Login

Arquivos em 'Mercado' Category

Tecnologia no plantio da cana-de-açúcar

sexta-feira, 07/11/2008

Sei que a automação da lavoura não é um dos fortes do mercado de cachaça artesanal, até porque o processo – como o proprio nome diz – é artesanal. Porém com o crescimento do mercado e o aumento dos volumes produzidos, torna-se necessário a implementação de algumas práticas mecanizadas que em nada prejudicam a qualidade final da cachaça.

Um dos setores em que a tecnologia já está presente há algum tempo é o de mudas e o desenvolvimento de espécies de cana-de-açúcar que vem a atender necessidades diferenciadas de cada produtor ou região.

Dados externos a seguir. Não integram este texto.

int pr_axis_angle_to_euler(const float* axis_angle_dev, int N, double* euler_deg_dev, int32_t* status_dev,
                           void* stream) {
  PR_REQUIRE(axis_angle_dev && euler_deg_dev && N >= 0, "pr_axis_angle_to_euler: bad argument");
  return pr::launch_pose_to_euler(nullptr, N, const_cast<float*>(axis_angle_dev), euler_deg_dev, status_dev,
                                  (hipStream_t)stream);
}

int pr_reba(const double* euler_deg_dev, int N, const pr_reba_info* info, int32_t* out_dev, void* stream) {
  PR_REQUIRE(euler_deg_dev && info && out_dev && N >= 0, "pr_reba: bad argument");
  return pr::launch_reba(euler_deg_dev, N, *info, out_dev, (hipStream_t)stream);
}

int pr_rula(const double* euler_deg_dev, int N, const pr_rula_info* info, int32_t* out_dev, void* stream) {
  PR_REQUIRE(euler_deg_dev && info && out_dev && N >= 0, "pr_rula: bad argument");
  return pr::launch_rula(euler_deg_dev, N, *info, out_dev, (hipStream_t)stream);
}

int pr_crop_frames(const uint8_t* frames_dev, int F, int H, int W, int bgr, const int32_t* frame_idx_dev,
                   const float* bboxes_dev, int N, float scale, float* crops_dev, int32_t* status_dev,
                   void* stream) {
  PR_REQUIRE(frames_dev && bboxes_dev && crops_dev, "pr_crop_frames: null argument");
  PR_REQUIRE(F > 0 && H > 0 && W > 0 && H < 32768 && W < 32768 && N >= 0 && scale > 0, "pr_crop_frames: bad geometry");
  PR_REQUIRE(frame_idx_dev || N <= F, "pr_crop_frames: %d boxes for %d frames without a frame index", N, F);
  return pr::launch_crop_frames(frames_dev, F, H, W, bgr, frame_idx_dev, bboxes_dev, N, scale, crops_dev,
                                status_dev, (hipStream_t)stream);
}

int pr_conv_num_tile_cfgs(void) { return pr::conv_num_tile_cfgs(); }

int pr_conv2d_nhwc(int device, const void* x_dev, const float* w_host, const float* bias_host,
                   const void* res_dev, void* y_dev, int B, int H, int W, int Cin, int Cin_real, int Cout,
                   int KH, int KW, int stride, int pad, int relu, int tile_cfg, int precision, int repeats,
                   float* ms_out, void* stream) {
  using namespace pr;
  PR_REQUIRE(x_dev && w_host && y_dev, "pr_conv2d_nhwc: null argument");
  PR_REQUIRE(precision == 0 || precision == 1, "pr_conv2d_nhwc: precision %d unknown", precision);
  PR_REQUIRE(precision == 0 || Cin % 8 == 0, "pr_conv2d_nhwc: bf16 needs Cin %% 8 == 0");
  PR_REQUIRE(Cin_real > 0 && Cin_real <= Cin && Cout % 64 == 0, "pr_conv2d_nhwc: bad channels");
  PR_REQUIRE(stride > 0 && pad >= 0 && KH > 0 && KW > 0, "pr_conv2d_nhwc: bad geometry");
  DeviceGuard g(device);
  hipStream_t s = (hipStream_t)stream;
  PR_TRY(refuse_if_capturing(s, "stand-alone test entry"));
  ConvProblem p;
  p.B = B; p.H = H; p.W = W; p.Cin = Cin; p.Cout = Cout; p.KH = KH; p.KW = KW; p.stride = stride; p.pad = pad;
  p.Ho = (H + 2 * pad - KH) / stride + 1;
  p.Wo = (W + 2 * pad - KW) / stride + 1;
  p.relu = relu;
  PR_REQUIRE(p.Ho > 0 && p.Wo > 0, "pr_conv2d_nhwc: empty output");
  p.precision = precision;
  p.tune = conv_tuning_from_env();
  struct Scratch {
    float *wd = nullptr, *bd = nullptr, *work = nullptr, *slab = nullptr;
    int* tickets = nullptr;
    hipEvent_t e0 = nullptr, e1 = nullptr;
    ~Scratch() {
      if (slab) (void)hipFree(slab);
      if (tickets) (void)hipFree(tickets);
      if (wd) (void)hipFree(wd);
      if (bd) (void)hipFree(bd);
      if (work) (void)hipFree(work);
      if (e0) (void)hipEventDestroy(e0);
      if (e1) (void)hipEventDestroy(e1);
    }
  } sc;
  float *&wd = sc.wd, *&bd = sc.bd, *&work = sc.work;
  const bool wino = tile_cfg == -2 || tile_cfg == -4 || tile_cfg == -5;
  const int wino_m = -tile_cfg;
  if (wino) {
    PR_REQUIRE(precision == 0 && KH == 3 && KW == 3 && stride == 1 && pad == 1 && !res_dev && Cin == Cin_real &&
                   Cin % 32 == 0,
               "pr_conv2d_nhwc: tile_cfg -2 / -4 / -5 (Winograd) is for fp32 3x3 / stride 1 / pad 1 without residual, Cin %% 32 == 0");
    const int wn = conv_winograd_tile(wino_m) + 2;
    std::vector<float> u((size_t)wn * wn * Cout * Cin);
    conv_winograd_pack_weights(w_host, nullptr, Cout, Cin, wino_m, u.data());
    PR_HIP(hipMalloc(&wd, u.size() * sizeof(float)));
    PR_HIP(hipMemcpy(wd, u.data(), u.size() * sizeof(float), hipMemcpyHostToDevice));
    PR_HIP(hipMalloc(&work, std::max<size_t>(conv_winograd_work_floats(p, wino_m), 4) * sizeof(float)));
  } else if (precision == 1) {
    std::vector<unsigned short> packed((size_t)Cout * conv_kpad_bf16(p.K()));
    conv_pack_weights_bf16(w_host, nullptr, Cout, Cin_real, Cin, KH, KW, packed.data());
    PR_HIP(hipMalloc(&wd, packed.size() * 2));
    PR_HIP(hipMemcpy(wd, packed.data(), packed.size() * 2, hipMemcpyHostToDevice));
  } else {
    std::vector<float> packed((size_t)Cout * p.Kpad());
    conv_pack_weights(w_host, nullptr, Cout, Cin_real, Cin, KH, KW, packed.data());
    PR_HIP(hipMalloc(&wd, packed.size() * sizeof(float)));
    PR_HIP(hipMemcpy(wd, packed.data(), packed.size() * sizeof(float), hipMemcpyHostToDevice));
  }
  if (bias_host) {
    PR_HIP(hipMalloc(&bd, Cout * sizeof(float)));
    PR_HIP(hipMemcpy(bd, bias_host, Cout * sizeof(float), hipMemcpyHostToDevice));
  }
  p.x = (const float*)x_dev; p.w = wd; p.bias = bd; p.res = (const float*)res_dev; p.y = (float*)y_dev;
  int cfg = tile_cfg >= 0 ? tile_cfg : conv_pick_tile_cfg(p);
  if (tile_cfg > 200 && tile_cfg <= 208) {
    PR_REQUIRE(precision == 0, "pr_conv2d_nhwc: split-K is fp32 only");
    cfg = 8;
    p.splitk = tile_cfg - 200;
    const size_t tiles = (size_t)ceil_div(p.M(), 64) * (Cout / 64);
    PR_HIP(hipMalloc(&sc.slab, tiles * p.splitk * 4096 * sizeof(float)));
    PR_HIP(hipMalloc(&sc.tickets, tiles * sizeof(int)));
    p.split_slab = sc.slab;
    p.split_tickets = sc.tickets;
  }
  auto go = [&]() -> int { return wino ? conv_winograd_launch(p, wd, work, wino_m, s) : conv_launch(p, cfg, s); };
  int st = go();
  if (st == PR_OK && repeats > 0 && ms_out) {
    hipEvent_t &e0 = sc.e0, &e1 = sc.e1;
    PR_HIP(hipEventCreate(&e0));
    PR_HIP(hipEventCreate(&e1));
    PR_HIP(hipEventRecord(e0, s));
    for (int i = 0; i < repeats && st == PR_OK; ++i) st = go();
    PR_HIP(hipEventRecord(e1, s));
    PR_HIP(hipEventSynchronize(e1));
    float ms = 0.f;
    PR_HIP(hipEventElapsedTime(&ms, e0, e1));
    *ms_out = ms / repeats;
  }
  hipError_t e = hipStreamSynchronize(s);
  if (st != PR_OK) return st;
  PR_HIP(e);
  return PR_OK;
}

int pr_conv1x1_dual_nhwc(int device, const void* x1_dev, const float* w1_host, const void* x2_dev, const float* w2_host,
                         const float* bias_host, void* y_dev, int B, int Ho, int Wo, int Cin1, int H2, int W2, int Cin2,
                         int stride2, int Cout, int relu, int tile_cfg, int precision, void* stream) {
  using namespace pr;
  PR_REQUIRE(x1_dev && w1_host && x2_dev && w2_host && y_dev, "pr_conv1x1_dual_nhwc: null argument");
  PR_REQUIRE(precision == 0 || precision == 1, "pr_conv1x1_dual_nhwc: precision %d unknown", precision);
  const int kq = precision == 1 ? 64 : kConvBK;
  PR_REQUIRE(Cin1 > 0 && Cin2 > 0 && Cin1 % kq == 0 && Cin2 % kq == 0 && Cout % 64 == 0 && stride2 > 0,
             "pr_conv1x1_dual_nhwc: channels must be multiples of %d (Cout of 64)", kq);
  DeviceGuard g(device);
  hipStream_t s = (hipStream_t)stream;
  PR_TRY(refuse_if_capturing(s, "stand-alone test entry"));
  ConvProblem p;
  p.B = B; p.H = p.Ho = Ho; p.W = p.Wo = Wo; p.Cin = Cin1; p.Cout = Cout; p.KH = p.KW = 1; p.stride = 1; p.pad = 0;
  p.relu = relu; p.precision = precision;
  p.tune = conv_tuning_from_env();
  p.H2 = H2; p.W2 = W2; p.Cin2 = Cin2; p.stride2 = stride2;
  struct Scratch {
    float *wd = nullptr, *bd = nullptr;
    ~Scratch() {
      if (wd) (void)hipFree(wd);
      if (bd) (void)hipFree(bd);
    }
  } sc;
  const size_t K = (size_t)Cin1 + Cin2;
  if (precision == 1) {
    std::vector<unsigned short> a((size_t)Cout * Cin1), b((size_t)Cout * Cin2), packed((size_t)Cout * K);
    conv_pack_weights_bf16(w1_host, nullptr, Cout, Cin1, Cin1, 1, 1, a.data());
    conv_pack_weights_bf16(w2_host, nullptr, Cout, Cin2, Cin2, 1, 1, b.data());
    for (int o = 0; o < Cout; ++o) {
      memcpy(&packed[o * K], &a[(size_t)o * Cin1], (size_t)Cin1 * 2);
      memcpy(&packed[o * K + Cin1], &b[(size_t)o * Cin2], (size_t)Cin2 * 2);
    }
    PR_HIP(hipMalloc(&sc.wd, packed.size() * 2));
    PR_HIP(hipMemcpy(sc.wd, packed.data(), packed.size() * 2, hipMemcpyHostToDevice));
  } else {
    std::vector<float> packed((size_t)Cout * K);
    for (int o = 0; o < Cout; ++o) {
      memcpy(&packed[o * K], w1_host + (size_t)o * Cin1, (size_t)Cin1 * 4);
      memcpy(&packed[o * K + Cin1], w2_host + (size_t)o * Cin2, (size_t)Cin2 * 4);
    }
    PR_HIP(hipMalloc(&sc.wd, packed.size() * 4));
    PR_HIP(hipMemcpy(sc.wd, packed.data(), packed.size() * 4, hipMemcpyHostToDevice));
  }
  if (bias_host) {
    PR_HIP(hipMalloc(&sc.bd, Cout * sizeof(float)));
    PR_HIP(hipMemcpy(sc.bd, bias_host, Cout * sizeof(float), hipMemcpyHostToDevice));
  }
  p.x = (const float*)x1_dev; p.x2 = (const float*)x2_dev; p.w = sc.wd; p.bias = sc.bd; p.res = nullptr; p.y = (float*)y_dev;
  const int cfg = tile_cfg >= 0 ? tile_cfg : conv_pick_tile_cfg(p);
  const int st = conv_launch(p, cfg, s);
  const hipError_t e = hipStreamSynchronize(s);
  if (st != PR_OK) return st;
  PR_HIP(e);
  return PR_OK;
}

Esta semana foi publicado que a Syngenta, empresa multi-nacional de produção de sementes e defensivos, desenvolveu uma tecnologia para o plantio da cana que diminui em mais de 80% o tamanho das mudas utilizadas para o plantio / replantio da lavoura. De comos com 30 ou 40 cm, passamos a ter uma única gema com apenas 4 cm!!! Isso realmente representa um ganho de qualidade e agilidade no processo – pelo menos em teoria – impressionante.

Juntamente com essa nova tecnologia, chamada Plene, apresentada inicialmente para usineiros,  foi divulgado o desenvolvimento de novos equipamentos (plantadora) em parceria com a John Deere, tradicional fabricante de tratores.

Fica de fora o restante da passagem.